If it does, the execution can be shortcut. The remaining predicates do not have to be evaluated, because
the result will be TRUE.
If it is FALSE, then the next predicate will check the entire big_table to find a row. It will scan
the entire clustered index, because we are looking for a value in a column that is not indexed. If it is found, the
execution can be shortcut.
If no row is found, the last predicate will check big_table for a value in a column that is indexed.
The Example assumes that "WHERE indexed_column = 'does exist'" is TRUE, because that is the situation where
optimization will give the greatest benefit. You can use the
SQL
script to create the big table and example data.
In order processing
In SQL Server 7.0, the execution plans for these two IF commands are as follows.
These query plans are very illustrative, because up to and including SQL Server 2012 nothing has changed.
First of all, if @a contains an 'a' character, then no version of SQL Server will ever access big_table.
That is the "Constant Scan" part of the query plan, and the "Nested Loops" that will never take place if @a has an 'a'.
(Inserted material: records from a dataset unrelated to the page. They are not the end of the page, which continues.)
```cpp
__device__ __forceinline__ unsigned udiv_magic(unsigned x, unsigned d, unsigned mg) {
  unsigned q = __umulhi(x, mg);
  if (x - q * d >= d) ++q;
  return q;
}

__device__ __forceinline__ int halo_row(const ConvParams &p, int tyi, int r, int rows_per_tile) {
  return p.row_par ? (tyi >> 1) * (2 * rows_per_tile) + (tyi & 1) + 2 * r : tyi * rows_per_tile + r;
}

__device__ __forceinline__ int xcd_contiguous(int bid, int n) {
  const int q = n >> 3, r = n & 7, xcd = bid & 7, local = bid >> 3;
  return (xcd < r ? xcd * (q + 1) : r * (q + 1) + (xcd - r) * q) + local;
}
// ... 618 lines not shown
```

matryodshka_amd/csrc/cnn_tail.hip:

```cpp
#include "cnn_device.h"

namespace {


template <int BF16IN>
__global__ void __launch_bounds__(256) __attribute__((amdgpu_waves_per_eu(BF16IN ? 6 : 5)))
head_assemble_kernel(const HeadAsmParams p) {
  [[maybe_unused]] constexpr int FMT = MSI_LAYERS_F32;
#include "cnn_tail_head_assemble.inc"
}

template <int BF16IN, int FMT>
__global__ void __launch_bounds__(256) __attribute__((amdgpu_waves_per_eu(BF16IN ? 6 : 5)))
head_assemble_packed_kernel(const HeadAsmParams p) {
  static_assert(FMT == MSI_LAYERS_RGBA8 || FMT == MSI_LAYERS_RGBA16F, "a packed texel format");
#include "cnn_tail_head_assemble.inc"
}

__global__ void __launch_bounds__(256)
ln_finish_kernel(const long long *__restrict__ sums, double inv_n, const double *__restrict__ scl, int *status,
                 const float *__restrict__ gamma, const float *__restrict__ beta, int C, float *__restrict__ aff, int raw16) {
  __shared__ double s_stat[2];
  const int b = blockIdx.x, tid = threadIdx.x;
  ln_mean_inv(sums + (size_t)b * LN_SHARDS * LN_WORDS, inv_n, scl, status, s_stat, tid);
  const double mu = s_stat[0], inv = s_stat[1];
  const double up = raw16 ? scl[2] * 16777216.0 : 1.0;
  for (int c = tid; c < C; c += 256) {
    const double sc = inv * (double)gamma[c];
    aff[(size_t)b * 2 * C + c] = (float)(sc * up);
    aff[(size_t)b * 2 * C + C + c] = (float)((double)beta[c] - mu * sc);
  }
}

__global__ void __launch_bounds__(256) zero_kernel(float4 *__restrict__ p, size_t n16) {
  const size_t i = (size_t)blockIdx.x * 256 + threadIdx.x;
  if (i < n16) p[i] = float4{0.f, 0.f, 0.f, 0.f};
}

template <int BF16OUT>
__global__ void __launch_bounds__(256)
ln_apply_kernel(float *__restrict__ x, const long long *__restrict__ sums, double inv_n, const double *__restrict__ scl,
                int *status, const float *__restrict__ gamma, const float *__restrict__ beta, size_t per_sample, int C,
                float *__restrict__ aff, unsigned short *__restrict__ yb) {
  extern __shared__ __attribute__((aligned(16))) float s_aff[];
  __shared__ double s_stat[2];
  const int b = blockIdx.y, tid = threadIdx.x;
  ln_mean_inv(sums + (size_t)b * LN_SHARDS * LN_WORDS, inv_n, scl, (blockIdx.x == 0 ? status : nullptr), s_stat, tid);
  const double mu = s_stat[0], inv = s_stat[1];
  const double up = BF16OUT ? scl[2] * 16777216.0 : 1.0;
  for (int c = tid; c < C; c += 256) {
    const double sc = inv * (double)gamma[c];
    const float fs = (float)sc, ft = (float)((double)beta[c] - mu * sc);
    s_aff[c] = BF16OUT ? (float)(sc * up) : fs;
    s_aff[C + c] = ft;
    if (blockIdx.x == 0) {
      aff[(size_t)b * 2 * C + c] = fs;
      aff[(size_t)b * 2 * C + C + c] = ft;
    }
  }
  __syncthreads();

  typedef _Float16 h4_t __attribute__((ext_vector_type(4)));
  const h4_t *xh = reinterpret_cast<const h4_t *>(reinterpret_cast<const _Float16 *>(x) + (size_t)b * per_sample);
  v4f *xv = reinterpret_cast<v4f *>(x + (size_t)b * per_sample);
  auto get = [&](size_t i) __attribute__((always_inline)) -> v4f {
    if (BF16OUT == 1) { const h4_t h = xh[i]; return v4f{(float)h.x, (float)h.y, (float)h.z, (float)h.w}; }
    return xv[i];
  };
  const size_t nvec = per_sample / 4;
  const size_t stride = (size_t)gridDim.x * blockDim.x;
  auto apply = [](v4f v, const v4f s4, const v4f t4) __attribute__((always_inline)) -> v4f {
    v.x = fmaxf(v.x * s4.x + t4.x, 0.f);
    v.y = fmaxf(v.y * s4.y + t4.y, 0.f);
    v.z = fmaxf(v.z * s4.z + t4.z, 0.f);
    v.w = fmaxf(v.w * s4.w + t4.w, 0.f);
    return v;
  };
  auto bf16_bits = [](float f) __attribute__((always_inline)) -> unsigned {
    const unsigned u = __builtin_bit_cast(unsigned, f);
    return (u + 0x7fffu + ((u >> 16) & 1u)) >> 16;
  };
  typedef unsigned v2u __attribute__((ext_vector_type(2)));
  v2u *yv = reinterpret_cast<v2u *>(yb + (size_t)b * per_sample);
  auto put = [&](size_t i, const v4f v) __attribute__((always_inline)) {
    if (BF16OUT == 1) yv[i] = v2u{bf16_bits(v.x) | (bf16_bits(v.y) << 16), bf16_bits(v.z) | (bf16_bits(v.w) << 16)};
    else xv[i] = v;
  };
  if ((256 * 4) % C == 0) {
    const int c = (tid * 4) % C;
    const v4f s4 = *reinterpret_cast<const v4f *>(s_aff + c);
    const v4f t4 = *reinterpret_cast<const v4f *>(s_aff + C + c);
    for (size_t i = (size_t)blockIdx.x * blockDim.x + tid; i < nvec; i += stride) put(i, apply(get(i), s4, t4));
  } else {
    for (size_t i = (size_t)blockIdx.x * blockDim.x + tid; i < nvec; i += stride) {
      const int c = (int)((i * 4) % C);
      put(i, apply(get(i), *reinterpret_cast<const v4f *>(s_aff + c), *reinterpret_cast<const v4f *>(s_aff + C + c)));
    }
  }
}

}

namespace msi_cnn {
int launch_zero(void *ptr, size_t n16, hipStream_t stream) {
  hipLaunchKernelGGL(zero_kernel, dim3((unsigned)((n16 + 255) / 256)), dim3(256), 0, stream, reinterpret_cast<float4 *>(ptr), n16);
  return msi::check_launch("zero");
}
int launch_ln_finish(int batch, hipStream_t stream, const long long *sums, double inv_n, const double *scl, int *status, const float *gamma, const float *beta, int C,
                     float *aff, int raw16) {
  hipLaunchKernelGGL(ln_finish_kernel, dim3(batch), dim3(256), 0, stream, sums, inv_n, scl, status, gamma, beta, C, aff, raw16);
  return msi::check_launch("ln_finish");
}
int launch_ln_apply(int bf16out, unsigned blocks, int batch, size_t lds, hipStream_t stream, float *x, const long long *sums, double inv_n, const double *scl, int *status,
                    const float *gamma, const float *beta, size_t per_sample, int C, float *aff, unsigned short *yb) {
  const dim3 grid(blocks, batch);
  if (bf16out) hipLaunchKernelGGL(ln_apply_kernel<1>, grid, dim3(256), lds, stream, x, sums, inv_n, scl, status, gamma, beta, per_sample, C, aff, yb);
  else hipLaunchKernelGGL(ln_apply_kernel<0>, grid, dim3(256), lds, stream, x, sums, inv_n, scl, status, gamma, beta, per_sample, C, aff, yb);
  return msi::check_launch("ln_apply");
}
int launch_head_assemble(int bf16in, int format, unsigned grid_x, size_t lds, hipStream_t stream, const HeadAsmParams &q) {
#define MSI_LAUNCH_HA(K) hipLaunchKernelGGL(K, dim3(grid_x), dim3(256), lds, stream, q)
  switch (format) {
    case MSI_LAYERS_F32:
      if (bf16in) MSI_LAUNCH_HA(head_assemble_kernel<1>); else MSI_LAUNCH_HA(head_assemble_kernel<0>);
      break;
    case MSI_LAYERS_RGBA8:
      if (bf16in) MSI_LAUNCH_HA((head_assemble_packed_kernel<1, MSI_LAYERS_RGBA8>)); else MSI_LAUNCH_HA((head_assemble_packed_kernel<0, MSI_LAYERS_RGBA8>));
      break;
    case MSI_LAYERS_RGBA16F:
      if (bf16in) MSI_LAUNCH_HA((head_assemble_packed_kernel<1, MSI_LAYERS_RGBA16F>)); else MSI_LAUNCH_HA((head_assemble_packed_kernel<0, MSI_LAYERS_RGBA16F>));
      break;
    default:
      return msi::fail(MSI_E_BADARG, "head_assemble: unknown format %d", format);
  }
#undef MSI_LAUNCH_HA
  return msi::check_launch("head_assemble");
}
}
```
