template <bool GP>
__global__ __launch_bounds__(kThreadsW, 1) void wgrad_h2_multi_kernel(MultiArgs ma) {
  typedef Ring<GP> R;
  constexpr int kSlot = R::kSlot, kSlotAll = R::kSlotAll, kRing = R::kRing, kAhead = R::kAhead, kB = R::kB;
  extern __shared__ __attribute__((aligned(16))) unsigned char smem_h2[];
  int jj = 0;
  for (int q = 1; q < ma.n_jobs; ++q) if ((int)blockIdx.x >= ma.job[q].wg_begin) jj = q;
  const Job& a = ma.job[jj];
  const int wg = (int)blockIdx.x - a.wg_begin, nwg = a.wg_count;
  const int tid = threadIdx.x, lane = tid & 63;
  const int wave = __builtin_amdgcn_readfirstlane(tid >> 6);
  const bool narrow = a.b_tiles == 1;
  float s_grad, inv_s;
  scale_from_absmax(a.absmax, s_grad, inv_s);

  f32x16 acc[8];
#pragma unroll
  for (int i = 0; i < 8; ++i) acc[i] = (f32x16)(0.0f);
  float bsum = 0.0f;

  unsigned char* ring = smem_h2;

  const int rq = (lane & 15) >> 2, rp = lane & 3, rg = (lane >> 4) & 1, rh = lane >> 5;
  const int rd0 = 1024 * rg + 256 * rh + 128 * rg + 64 * (rp & 1) + 16 * rq + 8 * (rp >> 1);
  const int a_rd = 2048 * wave + rd0;
  const int rx0 = 64 * (8 * rh + rq) + 32 * rg + 8 * rp, rx1 = rx0 + 64 * 4;
  const int wp = lane & 31, whf = lane >> 5;
  const int wxoff = 64 * wp + 16 * (wave & 3) + 8 * whf;

  const bool two_pairs = a.n_pairs == 2;
  const int my_tiles = a.n_tiles > wg ? (a.n_tiles - 1 - wg) / nwg + 1 : 0;
  const int n_items = two_pairs ? 2 * my_tiles : my_tiles;
  const int n_valid = a.n_valid_points;
  const bool has_db = a.db != nullptr;
  const bool rev = ma.reverse != 0;
  const float* const pa0 = a.p[0].a; const float* const pb0 = a.p[0].b;
  const float* const pa1 = a.p[1].a; const float* const pb1 = a.p[1].b;
  const size_t sa0 = a.p[0].stride_a, sb0 = a.p[0].stride_b, sa1 = a.p[1].stride_a, sb1 = a.p[1].stride_b;
  const float* const rec0 = a.rec[0]; const float* const rec1 = a.rec[1];
  const bool has_scale = a.absmax != nullptr;
  auto tile_of = [&](int item) {
    const int k = two_pairs ? item >> 1 : item;
    return rev ? wg + (my_tiles - 1 - k) * nwg : wg + k * nwg;
  };

  auto issue = [&](int item) {
    const int t = tile_of(item), pi = two_pairs ? item & 1 : 0;
    const float* pa = (pi ? pa1 : pa0) + (size_t)t * (pi ? sa1 : sa0);
    const float* pb = (pi ? pb1 : pb0) + (size_t)t * (pi ? sb1 : sb0);
    unsigned char* slot = ring + (item % kRing) * kSlotAll;
#pragma unroll
    for (int j = 0; j < 2 * R::kPlanes; ++j) {
      const int piece = wave + 8 * j;
      __builtin_amdgcn_global_load_lds((gvoid)(reinterpret_cast<const f32x4*>(pa) + piece * 64 + lane),
                                       SVS_LDS(void, slot + piece * 1024), 16, 0, 0);
      if (!narrow)
        __builtin_amdgcn_global_load_lds((gvoid)(reinterpret_cast<const f32x4*>(pb) + piece * 64 + lane),
                                         SVS_LDS(void, slot + kB + piece * 1024), 16, 0, 0);
    }
    if (narrow)
      __builtin_amdgcn_global_load_lds((gvoid)(reinterpret_cast<const f32x4*>(pb) + (wave & 3) * 64 + lane),
                                       SVS_LDS(void, slot + kB + (wave & 3) * 1024), 16, 0, 0);
    if (has_scale)
      __builtin_amdgcn_global_load_lds((gvoid)((pi ? rec1 : rec0) + (size_t)t * 64 + lane),
                                       SVS_LDS(void, slot + kSlot + wave * 256), 4, 0, 0);
  };
  unsigned sink = 0;
  auto touch = [&](int item) {
    const int t = tile_of(item), pi = two_pairs ? item & 1 : 0;
    const Pair& p = a.p[pi];
    constexpr int kLines = R::kPlanes * (kPlane / 128);
    const int nb = narrow ? 32 : kLines;
    const float* q = tid < kLines ? p.a + (size_t)t * p.stride_a + tid * 32
                                  : p.b + (size_t)t * p.stride_b + (tid - kLines) * 32;
    if (tid < kLines + nb) asm volatile("global_load_dword %0, %1, off" : "+v"(sink) : "v"(q) : "memory");
  };
  const int ops = (narrow ? 2 * R::kPlanes + 1 : 4 * R::kPlanes) + (has_scale ? 1 : 0);

  auto stage_factors = [&](int item) {
    unsigned char* slot = ring + (item % kRing) * kSlotAll;
    const int t = tile_of(item);
    const int live = n_valid - t * 32;
    float f = 1.0f;
    if (has_scale) {
      float rec;
      lds_read32(rec, lds_addr(slot + kSlot + wave * 256 + 4 * wp));
      lds_wait();
      const unsigned eb = (__float_as_uint(rec) >> 23) & 0xff;
      if (eb >= 20 && eb <= 240) f = __builtin_fminf(s_grad * __uint_as_float((254u << 23) - __float_as_uint(rec)), 32768.0f);
    }
    if (wp >= live) f = 0.0f;
    if (lane < 32) asm volatile("ds_write_b16 %0, %1" :: "v"(lds_addr(slot + kSlot + kRecBytes + wave * 64 + 2 * lane)), "v"((_Float16)f) : "memory");
  };
  auto stage_narrow = [&](int item) {
    unsigned char* slot = ring + (item % kRing) * kSlotAll;
    if (tid < 256) {
      f32x4 v;
      lds_read128(v, lds_addr(slot + kB + tid * 16));
      lds_wait();
      f16x4 hi, mid;
#pragma unroll
      for (int j = 0; j < 4; ++j) {
        const _Float16 h = (_Float16)v[j];
        hi[j] = h;
        mid[j] = (_Float16)(v[j] - (float)h);
      }
      *SVS_LDS(f16x4, slot + kB + kNarrowImg + wxoff) = hi;
      *SVS_LDS(f16x4, slot + kB + kNarrowImg + kExtraPiece + wxoff) = mid;
    }
  };

  const f16x2 one2 = {(_Float16)1.0f, (_Float16)1.0f};

  for (int i0 = 0; i0 < kAhead && i0 < n_items; ++i0) issue(i0);
  const bool touching = GP && ma.touch;
  bool touched = false;
  if (touching && kAhead < n_items) { touch(kAhead); touched = true; }
  auto pre_stage = [&](int it) {
    const int left = n_items - 1 - it;
    const int later = (left < kAhead - 1 ? left : kAhead - 1) * ops;
    if (later == 10) asm volatile("s_waitcnt vmcnt(10)" ::: "memory");
    else if (later == 8) asm volatile("s_waitcnt vmcnt(8)" ::: "memory");
    else if (later == 6) asm volatile("s_waitcnt vmcnt(6)" ::: "memory");
    else if (later == 5) asm volatile("s_waitcnt vmcnt(5)" ::: "memory");
    else if (later == 4) asm volatile("s_waitcnt vmcnt(4)" ::: "memory");
    else if (later == 3) asm volatile("s_waitcnt vmcnt(3)" ::: "memory");
    else if (touched) asm volatile("s_waitcnt vmcnt(1)" ::: "memory");
    else asm volatile("s_waitcnt vmcnt(0)" ::: "memory");
    stage_factors(it);
  };
  for (int item = 0; item < n_items; ++item) {
    const int pi = two_pairs ? item & 1 : 0;
    const bool p0 = pi == 0;
    pre_stage(item);
    asm volatile("s_waitcnt lgkmcnt(0)\n\ts_barrier" ::: "memory");
    if (narrow) {
      stage_narrow(item);
      asm volatile("s_waitcnt lgkmcnt(0)\n\ts_barrier" ::: "memory");
    }
    auto issue_next = [&]() {
      if (item + kAhead < n_items) issue(item + kAhead);
      touched = false;
      if (touching && item + kAhead + 1 < n_items) { touch(item + kAhead + 1); touched = true; }
    };
    const unsigned la = lds_addr(ring + (item % kRing) * kSlotAll);
    const unsigned lb = la + kB;
    const unsigned ftab = la + kSlot + kRecBytes + wave * 64;
    const unsigned nimg = lb + kNarrowImg;
    const bool want_bias = has_db && p0;
    const bool two = narrow;
    Frag fa2[2], fam2[2];
    f32x4 fraw2[2];
#pragma unroll
    for (int ks = 0; ks < 2; ++ks) {
      tr_issue(fa2[ks], la + 512 * ks + a_rd, la + 512 * ks + (a_rd ^ 128));
      if (GP) tr_issue(fam2[ks], la + kPlane + 512 * ks + a_rd, la + kPlane + 512 * ks + (a_rd ^ 128));
      lds_read128(fraw2[ks], ftab + 32 * ks + 16 * rh);
    }
    issue_next();
    lds_wait();
#pragma unroll
    for (int ks = 0; ks < 2; ++ks) {
      const f16x8 ah = frag_of(fa2[ks]) * __builtin_bit_cast(f16x8, fraw2[ks]);
      const f16x8 am = GP ? frag_of(fam2[ks]) * __builtin_bit_cast(f16x8, fraw2[ks]) : ah;
      if (want_bias) {
#pragma unroll
        for (int j = 0; j < 4; ++j) {
          const f16x2 h2v = {ah[2 * j], ah[2 * j + 1]};
          bsum = __builtin_amdgcn_fdot2(h2v, one2, bsum, false);
          if (GP) {
            const f16x2 m2v = {am[2 * j], am[2 * j + 1]};
            bsum = __builtin_amdgcn_fdot2(m2v, one2, bsum, false);
          }
        }
      }
#pragma unroll
      for (int i = 0; i < 8; ++i) {
        if (i > 0 && narrow) break;
        Frag fh, fm;
        if (!narrow) {
          const unsigned rd = lb + 2048 * i + 512 * ks + rd0;
          tr_issue(fh, rd, rd ^ 128);
          if (GP) tr_issue(fm, rd + kPlane, (rd ^ 128) + kPlane);
        } else {
          tr_issue(fh, nimg + ks * 1024 + rx0, nimg + ks * 1024 + rx1);
          tr_issue(fm, nimg + kExtraPiece + ks * 1024 + rx0, nimg + kExtraPiece + ks * 1024 + rx1);
        }
        lds_wait();
        if (two || GP) acc[i] = __builtin_amdgcn_mfma_f32_32x32x16_f16(ah, frag_of(fm), acc[i], 0, 0, 0);
        if (GP) acc[i] = __builtin_amdgcn_mfma_f32_32x32x16_f16(am, frag_of(fh), acc[i], 0, 0, 0);
        acc[i] = __builtin_amdgcn_mfma_f32_32x32x16_f16(ah, frag_of(fh), acc[i], 0, 0, 0);
      }
    }
  }
  asm volatile("s_waitcnt vmcnt(0)" :: "v"(sink) : "memory");
  const int half = lane >> 5, col = lane & 31;
  det::wait_turn(a.ticket, wg);
#pragma unroll
  for (int i = 0; i < 8; ++i) {
    if (i > 0 && narrow) break;
#pragma unroll
    for (int r = 0; r < 16; ++r) {
      const int row = 32 * wave + rho(r) + 4 * half;
      const int c = a.col0 + 32 * i + col;
      if (c < a.ldw) atomicAdd(&a.dW[(size_t)row * a.ldw + c], acc[i][r] * inv_s);
    }
  }
  if (a.db) {
    bsum += __shfl_xor(bsum, 32);
    if (half == 0) atomicAdd(&a.db[32 * wave + col], bsum * inv_s);
  }
  det::pass_turn(a.ticket, wg);
}

}

}
}

using namespace svs;
using namespace svs::wgrad;
namespace h2 = svs::wgrad::h2;

extern "C" {

struct svs_wgrad_job {
  const float *a0, *b0; long long sa0, sb0;
  const float *a1, *b1; long long sa1, sb1;
  const float* b_extra; long long s_extra;
  int n_points, ldw;
  float *dW, *db;
  const float* absmax;
  const float *rec0, *rec1;
};

int svs_wgrad_multi(const svs_wgrad_job* jobs, int n_jobs, int precision, void* hip_stream) {
  if (!jobs || n_jobs < 1) { set_error("svs_wgrad_multi: no jobs"); return SVS_EINVAL; }
  int n_expanded = 0;
  for (int j = 0; j < n_jobs; ++j) n_expanded += jobs[j].b_extra ? 2 : 1;
  if (n_expanded > h2::kMaxJobs) { set_error("svs_wgrad_multi: at most %d jobs (b_extra counts twice)", h2::kMaxJobs); return SVS_EINVAL; }
  for (int j = 0; j < n_jobs; ++j) {
    const svs_wgrad_job& q = jobs[j];
    if (!q.a0 || !q.b0 || !q.dW || q.n_points <= 0 || q.ldw < 256 || q.ldw > 288 || (q.b_extra && q.ldw < 288) || (q.a1 && !q.b1)) {
      set_error("svs_wgrad_multi: bad argument in job %d", j); return SVS_EINVAL;
    }
    if (mlp::is_h2(precision) && q.absmax && (!q.rec0 || (q.a1 && !q.rec1))) {
      set_error("svs_wgrad_multi: job %d has absmax but no scale records", j); return SVS_EINVAL;
    }
  }
  hipStream_t s = (hipStream_t)hip_stream;
  if (mlp::is_h2(precision)) {
    const bool gp = precision == mlp::kFmtF16x2;
    h2::MultiArgs ma;
    int n = 0;
    long long work[h2::kMaxJobs], total = 0;
    for (int j = 0; j < n_jobs; ++j) {
      const svs_wgrad_job& q = jobs[j];
      h2::Job& J = ma.job[n];
      J.p[0] = Pair{q.a0, q.b0, (size_t)q.sa0, (size_t)q.sb0};
      J.rec[0] = q.rec0; J.rec[1] = q.rec1;
      J.n_pairs = 1;
      if (q.a1) { J.p[1] = Pair{q.a1, q.b1, (size_t)q.sa1, (size_t)q.sb1}; J.n_pairs = 2; }
      else { J.p[1] = J.p[0]; J.rec[1] = J.rec[0]; }
      J.n_tiles = (q.n_points + 31) / 32; J.n_valid_points = q.n_points;
      J.b_tiles = 8; J.col0 = 0; J.dW = q.dW; J.ldw = q.ldw; J.db = q.db; J.absmax = q.absmax;
      work[n] = (long long)J.n_tiles * J.n_pairs * 10;
      total += work[n++];
      if (q.b_extra) {
        h2::Job& X = ma.job[n];
        X = J;
        X.p[0].b = q.b_extra; X.p[0].stride_b = (size_t)q.s_extra; X.n_pairs = 1;
        X.b_tiles = 1; X.col0 = 256; X.db = nullptr;
        work[n] = (long long)X.n_tiles * 6;
        total += work[n++];
      }
    }
    ma.n_jobs = n;
    static const int touch_env = [] { const char* e = getenv("SVS_WGRAD_TOUCH"); return e ? atoi(e) : 0; }();
    ma.touch = touch_env;
    static const int reverse_env = [] { const char* e = getenv("SVS_WGRAD_REVERSE"); return e ? atoi(e) : 0; }();
    ma.reverse = reverse_env;
    (void)total;
    const int n_wg_total = 256;
    int count[h2::kMaxJobs];
    int used = 0;
    for (int j = 0; j < n; ++j) { count[j] = 1; ++used; }
    while (used < n_wg_total) {
      int best = -1;
      double load = 0.0;
      for (int j = 0; j < n; ++j) {
        if (count[j] >= ma.job[j].n_tiles) continue;
        const double l = (double)work[j] / count[j];
        if (l > load) { load = l; best = j; }
      }
      if (best < 0) break;
      ++count[best]; ++used;
    }
    int begin = 0;
    for (int j = 0; j < n; ++j) {
      ma.job[j].wg_begin = begin; ma.job[j].wg_count = count[j];
      begin += count[j];
      ma.job[j].ticket = det::Ticket{nullptr, 0u, 0u};
    }
    if (deterministic()) {
      int owner[h2::kMaxJobs], n_owner = 0;
      for (int j = 0; j < n; ++j) {
        owner[j] = -1;
        for (int k = 0; k < j; ++k)
          if (ma.job[k].dW == ma.job[j].dW && ma.job[k].col0 == ma.job[j].col0) { owner[j] = owner[k]; break; }
        if (owner[j] < 0) owner[j] = n_owner++;
      }
      unsigned* turn = det::take_slots((unsigned)n_owner);
      if (!turn) { set_error("svs_wgrad_multi: no turn counters (deterministic mode)"); return SVS_EINVAL; }
      unsigned total[h2::kMaxJobs] = {0};
      for (int j = 0; j < n; ++j) { ma.job[j].ticket.turn = turn + owner[j]; ma.job[j].ticket.first = total[owner[j]]; total[owner[j]] += (unsigned)count[j]; }
      for (int j = 0; j < n; ++j) ma.job[j].ticket.total = total[owner[j]];
    }
    static hipError_t e = hipFuncSetAttribute(reinterpret_cast<const void*>(h2::wgrad_h2_multi_kernel<false>),
                                              hipFuncAttributeMaxDynamicSharedMemorySize, h2::Ring<false>::kLdsBytes);
    static hipError_t ep = hipFuncSetAttribute(reinterpret_cast<const void*>(h2::wgrad_h2_multi_kernel<true>),
                                               hipFuncAttributeMaxDynamicSharedMemorySize, h2::Ring<true>::kLdsBytes);
    if (e != hipSuccess || ep != hipSuccess) {
      set_error("svs_wgrad_multi: hipFuncSetAttribute: %s", hipGetErrorString(e != hipSuccess ? e : ep)); return (int)(e != hipSuccess ? e : ep);
    }
    if (gp) h2::wgrad_h2_multi_kernel<true><<<begin, h2::kThreadsW, h2::Ring<true>::kLdsBytes, s>>>(ma);
    else h2::wgrad_h2_multi_kernel<false><<<begin, h2::kThreadsW, h2::Ring<false>::kLdsBytes, s>>>(ma);
    return check_launch("svs_wgrad_multi");
  }
  if (precision != mlp::kFmtF32) { set_error("svs_wgrad_multi: unknown precision %d", precision); return SVS_EINVAL; }
  for (int j = 0; j < n_jobs; ++j) {
    const svs_wgrad_job& q = jobs[j];
    Args a;
    a.p[0] = Pair{q.a0, q.b0, (size_t)q.sa0, (size_t)q.sb0};
    a.n_pairs = 1;
    if (q.a1) { a.p[1] = Pair{q.a1, q.b1, (size_t)q.sa1, (size_t)q.sb1}; a.n_pairs = 2; }
    a.n_tiles = (q.n_points + 31) / 32;
    a.n_valid_points = q.n_points;
    a.b_extra = q.b_extra; a.stride_extra = (size_t)q.s_extra;
    a.dW = q.dW; a.ldw = q.ldw; a.db = q.db;
    const int grid = a.n_tiles < 256 ? a.n_tiles : 256;
    a.ticket = det::Ticket{det::take_slots(1), 0u, (unsigned)grid};
    if (q.b_extra) {
      constexpr int lds = 2 * 32 * (260 + 292) * 4;
      static hipError_t e9 = hipFuncSetAttribute(reinterpret_cast<const void*>(wgrad_kernel<9>),
                                                 hipFuncAttributeMaxDynamicSharedMemorySize, lds);
      if (e9 != hipSuccess) { set_error("svs_wgrad_multi: hipFuncSetAttribute: %s", hipGetErrorString(e9)); return (int)e9; }
      wgrad_kernel<9><<<grid, 256, lds, s>>>(a);
    } else {
      constexpr int lds = 2 * 32 * (260 + 260) * 4;
      static hipError_t e8 = hipFuncSetAttribute(reinterpret_cast<const void*>(wgrad_kernel<8>),
                                                 hipFuncAttributeMaxDynamicSharedMemorySize, lds);
      if (e8 != hipSuccess) { set_error("svs_wgrad_multi: hipFuncSetAttribute: %s", hipGetErrorString(e8)); return (int)e8; }
      wgrad_kernel<8><<<grid, 256, lds, s>>>(a);
    }
    if (int rc = check_launch("svs_wgrad_multi")) return rc;
  }
  return SVS_OK;
}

However, is @a does not contain 'a', then one query will cause a fast query plan (where the index seek is performed, the 1
st query plan),
whereas the other query will lead to a slow query plan (where the whole clustered index is scanned first, the 2
nd query plan).
In other words: if you write your query this way, then SQL Server will not always evaluate the cheapest predicate
first, and you might end up with a suboptimal query plan.
Nesting
Here is the second approach. Instead of writing three predicates that are OR'ed, we'll write two expressions
and the second expression breaks down into two expressions.
-- 3. Nested predicates
IF @a LIKE '%a%'
OR (@a NOT LIKE '%a%'
AND (
EXISTS (
SELECT *
FROM big_table
WHERE non_indexed_column = 'does not exist'
)
OR EXISTS (
SELECT *
FROM big_table
WHERE indexed_column = 'does exist'
)
)
)
-- 4. Nested predicates, cheapest predicate first
IF @a LIKE '%a%'
OR (@a NOT LIKE '%a%'
AND (
EXISTS (
SELECT *
FROM big_table
WHERE indexed_column = 'does exist'
)
OR EXISTS (
SELECT *
FROM big_table
WHERE non_indexed_column = 'does not exist'
)
)
)
If you run this in SQL Server 7.0 or 2005 or 2012, you will get the same behavior as before. In other words, the
query plan will depend on the order in which you wrote the predicates, which can lead to a suboptimal plan.
However, the optimizer in SQL Server 2000 and 2008 is smarter. For both query 3 and 4, it will generate the
same query plan; a query plan that will evaluate the lower cost predicate first (the one with the index seek).
This is the query plan in SQL Server 2000 for both query 3 and 4:
As mentioned above, SQL Server 2005 (9.00.4035.00) and SQL Server 2012 (11.0.3000.0) does
not optimize this situation,
whereas SQL Server 2000 (8.00.2040) and SQL Server 2008 (10.0.5500.0) does, which is unexpected.
Optimizing yourself
If you know what would be the best order of evaluation, or if you are on SQL Server 2005 and cannot rely on the
optimizer to make the best choice in this situation, you can force the exact order of evaluation using a CASE
expression.
-- 5. Case expression, with cheapest predicate first
IF CASE WHEN @a LIKE '%a%' THEN 'true'
WHEN EXISTS (
SELECT *
FROM big_table
WHERE indexed_column = 'does exist' ) THEN 'true'
WHEN EXISTS (
SELECT *
FROM big_table
WHERE non_indexed_column = 'does not exist' ) THEN 'true'
END IS NOT NULL
By definition, in accordance with the SQL standard, the RDBMS has to evaluate the WHEN/THEN cases from top to bottom
and must abort evaluation after handing the first successful WHEN/THEN case. And all SQL Server version adhere to
that rule.
Below is the accompanying query plan in SQL Server 2005
Conclusion
The optimization of (parts of) T-SQL commands is different from the optimization of SQL queries. SQL queries are
better optimized. So if you have multiple EXISTS subqueries, it is best to combine them in one SQL statement, as
shown in query 3 and 4 above.
If you don't want to take any chances, you can find out yourself what the best order of execution is, and use
a CASE expression to enforce order of evaluation.